Equilibrium Propagation: Bridging the Gap Between Energy-Based Models and Backpropagation
This work addresses a foundational problem in machine learning by proposing a biologically plausible alternative to backpropagation, though it appears incremental as it builds on existing energy-based models and contrastive learning methods.
The paper tackles the challenge of bridging energy-based models with backpropagation by introducing Equilibrium Propagation, a framework that uses a single neural computation for both prediction and training phases, eliminating the need for separate error propagation circuits. It demonstrates that this approach computes gradients akin to backpropagation, with potential implications for biological plausibility in brain-like systems.

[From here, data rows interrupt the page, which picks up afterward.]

template <class G>
__device__ __forceinline__ void pair_tc6_body(const PairArgs a) {
  constexpr int C = G::C, NW = G::NW, NT = 64 * NW, NS = G::NS, P2 = G::P2, P1 = G::P1, D1 = G::D1, D2 = G::D2, XW = G::XW,
                W1 = G::W1, NC1 = G::NC1, NCW2 = G::NCW2, OW = G::OW, WOUT = G::WOUT, PW = G::PW, RB = G::RB, DIL = G::DIL;
  extern __shared__ __attribute__((aligned(16))) float xs[];

  int b, len, o0;
  if (!pair_tile<WOUT>(a, gridDim.y, b, len, o0)) return;
  const int tid = threadIdx.x, lane = tid & 63, wave = tid >> 6;
  const int l31 = lane & 31, h = lane >> 5;
  const int ct = wave / RB, mrow = 32 * (wave % RB);
  const int tin0 = o0 - P2 - P1;
  const int tb = tin0 & ~3, sh = tin0 - tb;
  const float slope = a.slope;
  const float* xb = a.x + (size_t)b * a.bstride;

  pair_stage_window<C, XW, NT, RB>(a, xb, xs, tb, len, tid);

  int base1, base2;
  {
    const int c = ct * 32 + l31;
    const int c1 = c < NC1 ? c : NC1 - 1, c2 = l31 < NCW2 ? l31 : NCW2 - 1;
    base1 = 3 * D1 * (c1 / D1) + (c1 % D1);
    base2 = ct * OW + 3 * D2 * (c2 / D2) + (c2 % D2);
  }
  typedef float f32x16f __attribute__((ext_vector_type(16)));
  f32x16f acc[6];
  auto clear = [&]() __attribute__((always_inline)) {
#pragma unroll
    for (int p = 0; p < 6; ++p)
#pragma unroll
      for (int e = 0; e < 16; ++e) acc[p][e] = 0.f;
  };
  auto taps = [&](const float* wq, const float* src, int base, int dstep, int dunit) __attribute__((always_inline)) {
    const __amdgpu_buffer_rsrc_t wr = wave_rsrc(wq, 0x7ffffff0u);
    const unsigned lane16 = lane * 16u;
    constexpr int NST = C / 16 * NS * 2;
    const unsigned wstep = (a.dbg & 8) ? 0u : 6 * 1024u;
    f32x4 av[6], avn[6];
#pragma unroll
    for (int p = 0; p < 6; ++p) av[p] = rsrc_load16(wr, lane16, p * 1024u);
#pragma unroll
    for (int st = 0; st < NST; ++st) {
      const int sn = st + 1 < NST ? st + 1 : st;
#pragma unroll
      for (int p = 0; p < 6; ++p) avn[p] = rsrc_load16(wr, lane16, sn * wstep + p * 1024u);
      __builtin_amdgcn_sched_barrier(0);
      const int chunk = (st >> 1) / NS, j = (st >> 1) % NS, hf = st & 1;
#pragma unroll
      for (int e = 0; e < 4; ++e) {
        const int row = 16 * chunk + 2 * (4 * hf + e) + h;
        const float* q = src + row * XW + base + j * dstep;
        const float x0 = q[0], x1 = q[dunit], x2 = q[2 * dunit], x3 = q[3 * dunit], x4 = q[4 * dunit], x5 = q[5 * dunit];
        const float pe = __builtin_fmaf(-4.f, x2, x4), po = __builtin_fmaf(-4.f, x1, x3), re = x4 - x2, ro = x3 - x1;
        float bq[6];
        bq[0] = __builtin_fmaf(4.f, x0, __builtin_fmaf(-5.f, x2, x4));
        bq[1] = pe + po;
        bq[2] = pe - po;
        bq[3] = __builtin_fmaf(2.f, ro, re);
        bq[4] = __builtin_fmaf(-2.f, ro, re);
        bq[5] = __builtin_fmaf(4.f, x1, __builtin_fmaf(-5.f, x3, x5));
#pragma unroll
        for (int p = 0; p < 6; ++p) acc[p] = __builtin_amdgcn_mfma_f32_32x32x2f32(av[p][e], bq[p], acc[p], 0, 0, 0);
      }
      __builtin_amdgcn_sched_barrier(0);
#pragma unroll
      for (int p = 0; p < 6; ++p) av[p] = avn[p];
    }
  };
  auto outs = [&](int r, float& y0, float& y1, float& y2) __attribute__((always_inline)) {
    const float s12 = acc[1][r] + acc[2][r], d12 = acc[1][r] - acc[2][r];
    const float s34 = acc[3][r] + acc[4][r], d34 = acc[3][r] - acc[4][r];
    y0 = (acc[0][r] + s12) + s34;
    y1 = __builtin_fmaf(2.f, d34, d12);
    y2 = __builtin_fmaf(4.f, s34, s12) + acc[5][r];
  };

  const int wslab = (wave % RB) * (C / 16 * NS * 2 * 6 * 256);
  __syncthreads();
  clear();
  if (!(a.dbg & 1)) taps(a.w1 + wslab, xs + sh, base1, DIL, D1);

  __syncthreads();
  pair_zero_beyond_t<C, XW, W1, NT>(xs, tid);
  {
    const int c = ct * 32 + l31;
    if (c < NC1 && !(a.dbg & 2)) {
      const int p0 = 3 * D1 * (c / D1) + (c % D1);
      const int t0 = o0 - P2 + p0;
      const bool in0 = t0 >= 0 && t0 < len, in1 = t0 + D1 >= 0 && t0 + D1 < len, in2 = t0 + 2 * D1 >= 0 && t0 + 2 * D1 < len;
#pragma unroll
      for (int r = 0; r < 16; ++r) {
        const int row = mrow + (r & 3) + 8 * (r >> 2) + 4 * h;
        const float bz = a.b1[row];
        float v0, v1, v2;
        outs(r, v0, v1, v2);
        v0 += bz; v1 += bz; v2 += bz;
        v0 = v0 > 0.f ? v0 : v0 * slope;
        v1 = v1 > 0.f ? v1 : v1 * slope;
        v2 = v2 > 0.f ? v2 : v2 * slope;
        xs[row * XW + p0] = in0 ? v0 : 0.f;
        xs[row * XW + p0 + D1] = in1 ? v1 : 0.f;
        xs[row * XW + p0 + 2 * D1] = in2 ? v2 : 0.f;
      }
    }
  }
  __syncthreads();
  clear();
  if (!(a.dbg & 1)) taps(a.w2 + wslab, xs, base2, 1, D2);

  __syncthreads();
  float* ep = xs + wave * (8 * PW);
  const int prow = lane >> 5, pc4 = lane & 31;
  const int ws = ct * OW, woff = ws & 3;
  const int ncol = ws - woff + 4 * pc4;
  const int tcol = o0 + ncol;
  const size_t ob = (size_t)b * a.bstride;
  const int wend = ws + OW < WOUT ? ws + OW : WOUT;
  const int elo = ncol < ws ? ws - ncol : 0;
  const int ehi = (wend - ncol < len - tcol ? wend - ncol : len - tcol) < 4 ? (wend - ncol < len - tcol ? wend - ncol : len - tcol) : 4;
  const bool live = ehi > elo;
  const int epi = a.epi;
  const bool rmw = epi != EPI_RES && epi != EPI_MRF_SET;
  if (a.dbg & 4) {
    if (acc[0][0] == 123.f) a.out[0] = 1.f;
    return;
  }
  const int cl = l31 < NCW2 ? l31 : NCW2 - 1;
  const int pcol = woff + 3 * D2 * (cl / D2) + (cl % D2);
#pragma unroll
  for (int qd = 0; qd < 4; ++qd) {
    __builtin_amdgcn_sched_barrier(0);
    f32x4 rv[4], pa[4];
    const int tc = tcol > a.ld - 4 ? a.ld - 4 : tcol;
#pragma unroll
    for (int p = 0; p < 4; ++p) rv[p] = *reinterpret_cast<const f32x4*>(a.x + ob + (size_t)(mrow + 8 * qd + 2 * p + prow) * a.ld + tc);
    if (rmw) {
#pragma unroll
      for (int p = 0; p < 4; ++p) pa[p] = *reinterpret_cast<const f32x4*>(a.acc + ob + (size_t)(mrow + 8 * qd + 2 * p + prow) * a.ld + tc);
    }
    __builtin_amdgcn_wave_barrier();
#pragma unroll
    for (int r = 0; r < 4; ++r) {
      float y0, y1, y2;
      outs(4 * qd + r, y0, y1, y2);
      ep[(r + 4 * h) * PW + pcol] = y0;
      ep[(r + 4 * h) * PW + pcol + D2] = y1;
      ep[(r + 4 * h) * PW + pcol + 2 * D2] = y2;
    }
    __builtin_amdgcn_wave_barrier();
#pragma unroll
    for (int p = 0; p < 4; ++p) {
      const int prw = 2 * p + prow;
      f32x4 v = *reinterpret_cast<const f32x4*>(ep + prw * PW + (4 * pc4 < PW - 4 ? 4 * pc4 : PW - 4));
      if (!live) continue;
      const int row = mrow + 8 * qd + prw;
      const float bz = a.b2[row];
      const size_t idx = ob + (size_t)row * a.ld + tcol;
      pair_store_tail(a, epi, idx, v, bz, rv[p], [&] { return pa[p]; }, elo, ehi);
    }
  }
}

template <int KS_, int DIL>
__global__ void __launch_bounds__(256, (Tc6Geo<KS_, DIL>::OCC)) respair32_tc6_kernel(const PairArgs a) {
  pair_tc6_body<Tc6Geo<KS_, DIL>>(a);
}
template <int KS_, int DIL>
__global__ void __launch_bounds__(256, (Tc6Geo64<KS_, DIL>::OCC)) respair64_tc6_kernel(const PairArgs a) {
  pair_tc6_body<Tc6Geo64<KS_, DIL>>(a);
}

template <int KS_, int DIL>
__global__ void __launch_bounds__(256, 2) respair64_f23_kernel(const PairArgs a) {
  using G = F23Geo64<KS_, DIL>;
  constexpr int C = G::C, NW = G::NW, NT = 64 * NW, P2 = G::P2, P1 = G::P1, D1 = G::D1, D2 = G::D2, XW = G::XW, W1 = G::W1,
                NC1 = G::NC1, NC2 = G::NC2, WOUT = G::WOUT, PW = G::PW;
  static_assert(G::NS == 1 && D2 == 1 && XW % 2 == 0, "one sub-filter; conv_1's samples pair up into 8-byte reads");
  extern __shared__ __attribute__((aligned(16))) float xs[];

  int b, len, o0;
  if (!pair_tile<WOUT>(a, gridDim.y, b, len, o0)) return;
  const int tid = threadIdx.x, lane = tid & 63, wave = tid >> 6;
  const int l31 = lane & 31, h = lane >> 5;
  const int tin0 = o0 - P2 - P1;
  const int tb = tin0 & ~3, sh = tin0 - tb;
  const float slope = a.slope;
  const float* xb = a.x + (size_t)b * a.bstride;

  pair_stage_window<C, XW, NT, 2>(a, xb, xs, tb, len, tid);

  const int col = wave * 32 + l31;
  const int c1 = col < NC1 ? col : NC1 - 1, c2 = col < NC2 ? col : NC2 - 1;
  const int base1 = 2 * D1 * (c1 / D1) + (c1 % D1), base2 = 2 * D2 * (c2 / D2) + (c2 % D2);
  typedef float f32x16f __attribute__((ext_vector_type(16)));
  typedef float f32x2f __attribute__((ext_vector_type(2)));
  f32x16f acc[4][2];
  auto clear = [&]() __attribute__((always_inline)) {
#pragma unroll
    for (int p = 0; p < 4; ++p)
#pragma unroll
      for (int mi = 0; mi < 2; ++mi)
#pragma unroll
        for (int e = 0; e < 16; ++e) acc[p][mi][e] = 0.f;
  };
  auto taps = [&](const float* wq, const float* src, int dunit) __attribute__((always_inline)) {
    const __amdgpu_buffer_rsrc_t wr = wave_rsrc(wq, 0x7ffffff0u);
    const unsigned lane16 = lane * 16u;
    constexpr int NST = C / 8;
    f32x4 av[4][2], avn[4][2];
#pragma unroll
    for (int p = 0; p < 4; ++p)
#pragma unroll
      for (int mi = 0; mi < 2; ++mi) av[p][mi] = rsrc_load16(wr, lane16, (p * 2 + mi) * 1024u);
#pragma unroll
    for (int st = 0; st < NST; ++st) {
      const int sn = st + 1 < NST ? st + 1 : st;
#pragma unroll
      for (int p = 0; p < 4; ++p)
#pragma unroll
        for (int mi = 0; mi < 2; ++mi) avn[p][mi] = rsrc_load16(wr, lane16, ((sn * 4 + p) * 2 + mi) * 1024u);
      __builtin_amdgcn_sched_barrier(0);
#pragma unroll
      for (int e = 0; e < 4; ++e) {
        const float* q = src + (8 * st + 2 * e + h) * XW;
        float x0, x1, x2, x3;
        if (dunit == 1) {
          const f32x2f lo = *reinterpret_cast<const f32x2f*>(q), hi = *reinterpret_cast<const f32x2f*>(q + 2);
          x0 = lo[0]; x1 = lo[1]; x2 = hi[0]; x3 = hi[1];
        } else {
          x0 = q[0]; x1 = q[dunit]; x2 = q[2 * dunit]; x3 = q[3 * dunit];
        }
        float bq[4];
        bq[0] = x0 - x2;
        bq[1] = x1 + x2;
        bq[2] = x2 - x1;
        bq[3] = x1 - x3;
#pragma unroll
        for (int p = 0; p < 4; ++p)
#pragma unroll
          for (int mi = 0; mi < 2; ++mi)
            acc[p][mi] = __builtin_amdgcn_mfma_f32_32x32x2f32(av[p][mi][e], bq[p], acc[p][mi], 0, 0, 0);
      }
      __builtin_amdgcn_sched_barrier(0);
#pragma unroll
      for (int p = 0; p < 4; ++p)
#pragma unroll
        for (int mi = 0; mi < 2; ++mi) av[p][mi] = avn[p][mi];
    }
  };

  __syncthreads();
  clear();
  if (!(a.dbg & 1)) taps(a.w1, xs + sh + base1, D1);

  __syncthreads();
  pair_zero_beyond_t<C, XW, W1, NT>(xs, tid);
  if (col < NC1 && !(a.dbg & 2)) {
    const int pe = base1, po = pe + D1;
    const int te = o0 - P2 + pe, to = te + D1;
    const bool ine = te >= 0 && te < len, ino = to >= 0 && to < len;
#pragma unroll
    for (int mi = 0; mi < 2; ++mi)
#pragma unroll
      for (int r = 0; r < 16; ++r) {
        const int row = 32 * mi + (r & 3) + 8 * (r >> 2) + 4 * h;
        const float bz = a.b1[row];
        const float y0 = acc[0][mi][r], y1 = acc[1][mi][r], y2 = acc[2][mi][r], y3 = acc[3][mi][r];
        float ve = (y0 + y1) + y2 + bz, vo = (y1 - y2) - y3 + bz;
        ve = ve > 0.f ? ve : ve * slope;
        vo = vo > 0.f ? vo : vo * slope;
        xs[row * XW + pe] = ine ? ve : 0.f;
        xs[row * XW + po] = ino ? vo : 0.f;
      }
  }
  __syncthreads();
  clear();
  if (!(a.dbg & 1)) taps(a.w2, xs + base2, D2);

  __syncthreads();
  float* ep = xs + wave * (8 * PW);
  const int prow = lane >> 4, pc4 = lane & 15;
  const int ncol = wave * 64 + 4 * pc4;
  const int tcol = o0 + ncol;
  const size_t ob = (size_t)b * a.bstride;
  const bool live = ncol < WOUT && tcol < len;
  const int epi = a.epi;
  const bool rmw = epi != EPI_RES && epi != EPI_MRF_SET;
  if (a.dbg & 4) {
    if (acc[0][0][0] == 123.f) a.out[0] = 1.f;
    return;
  }
  const int pcol = 2 * l31;
#pragma unroll
  for (int mq = 0; mq < 8; ++mq) {
    const int mi = mq >> 2, qd = mq & 3;
    __builtin_amdgcn_sched_barrier(0);
    f32x4 rv[2], pa[2];
    const int tc = tcol > a.ld - 4 ? a.ld - 4 : tcol;
#pragma unroll
    for (int p = 0; p < 2; ++p) {
      const int row = 8 * mq + 4 * p + prow;
      rv[p] = *reinterpret_cast<const f32x4*>(a.x + ob + (size_t)row * a.ld + tc);
      if (rmw && live && tcol + 4 <= len) pa[p] = *reinterpret_cast<const f32x4*>(a.acc + ob + (size_t)row * a.ld + tcol);
    }
    __builtin_amdgcn_wave_barrier();
#pragma unroll
    for (int r = 0; r < 4; ++r) {
      const int rr = 4 * qd + r;
      const float y0 = acc[0][mi][rr], y1 = acc[1][mi][rr], y2 = acc[2][mi][rr], y3 = acc[3][mi][rr];
      f32x2f v;
      v[0] = (y0 + y1) + y2;
      v[1] = (y1 - y2) - y3;
      *reinterpret_cast<f32x2f*>(ep + (r + 4 * h) * PW + pcol) = v;
    }
    __builtin_amdgcn_wave_barrier();
#pragma unroll
    for (int p = 0; p < 2; ++p) {
      const int prw = 4 * p + prow;
      f32x4 v = *reinterpret_cast<const f32x4*>(ep + prw * PW + 4 * pc4);
      if (!live) continue;
      const int row = 8 * mq + prw;
      const float bz = a.b2[row];
      const size_t idx = ob + (size_t)row * a.ld + tcol;
      pair_store_tail(a, epi, idx, v, bz, rv[p], [&] { return pa[p]; }, 0, len - tcol < 4 ? len - tcol : 4);
    }
  }
}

We introduce Equilibrium Propagation, a learning framework for energy-based models. It involves only one kind of neural computation, performed in both the first phase (when the prediction is made) and the second phase of training (after the target or prediction error is revealed). Although this algorithm computes the gradient of an objective function just like Backpropagation, it does not need a special computation or circuit for the second phase, where errors are implicitly propagated. Equilibrium Propagation shares similarities with Contrastive Hebbian Learning and Contrastive Divergence while solving the theoretical issues of both algorithms: our algorithm computes the gradient of a well defined objective function. Because the objective function is defined in terms of local perturbations, the second phase of Equilibrium Propagation corresponds to only nudging the prediction (fixed point, or stationary distribution) towards a configuration that reduces prediction error. In the case of a recurrent multi-layer supervised network, the output units are slightly nudged towards their target in the second phase, and the perturbation introduced at the output layer propagates backward in the hidden layers. We show that the signal 'back-propagated' during this second phase corresponds to the propagation of error derivatives and encodes the gradient of the objective function, when the synaptic update corresponds to a standard form of spike-timing dependent plasticity. This work makes it more plausible that a mechanism similar to Backpropagation could be implemented by brains, since leaky integrator neural computation performs both inference and error back-propagation in our model. The only local difference between the two phases is whether synaptic changes are allowed or not.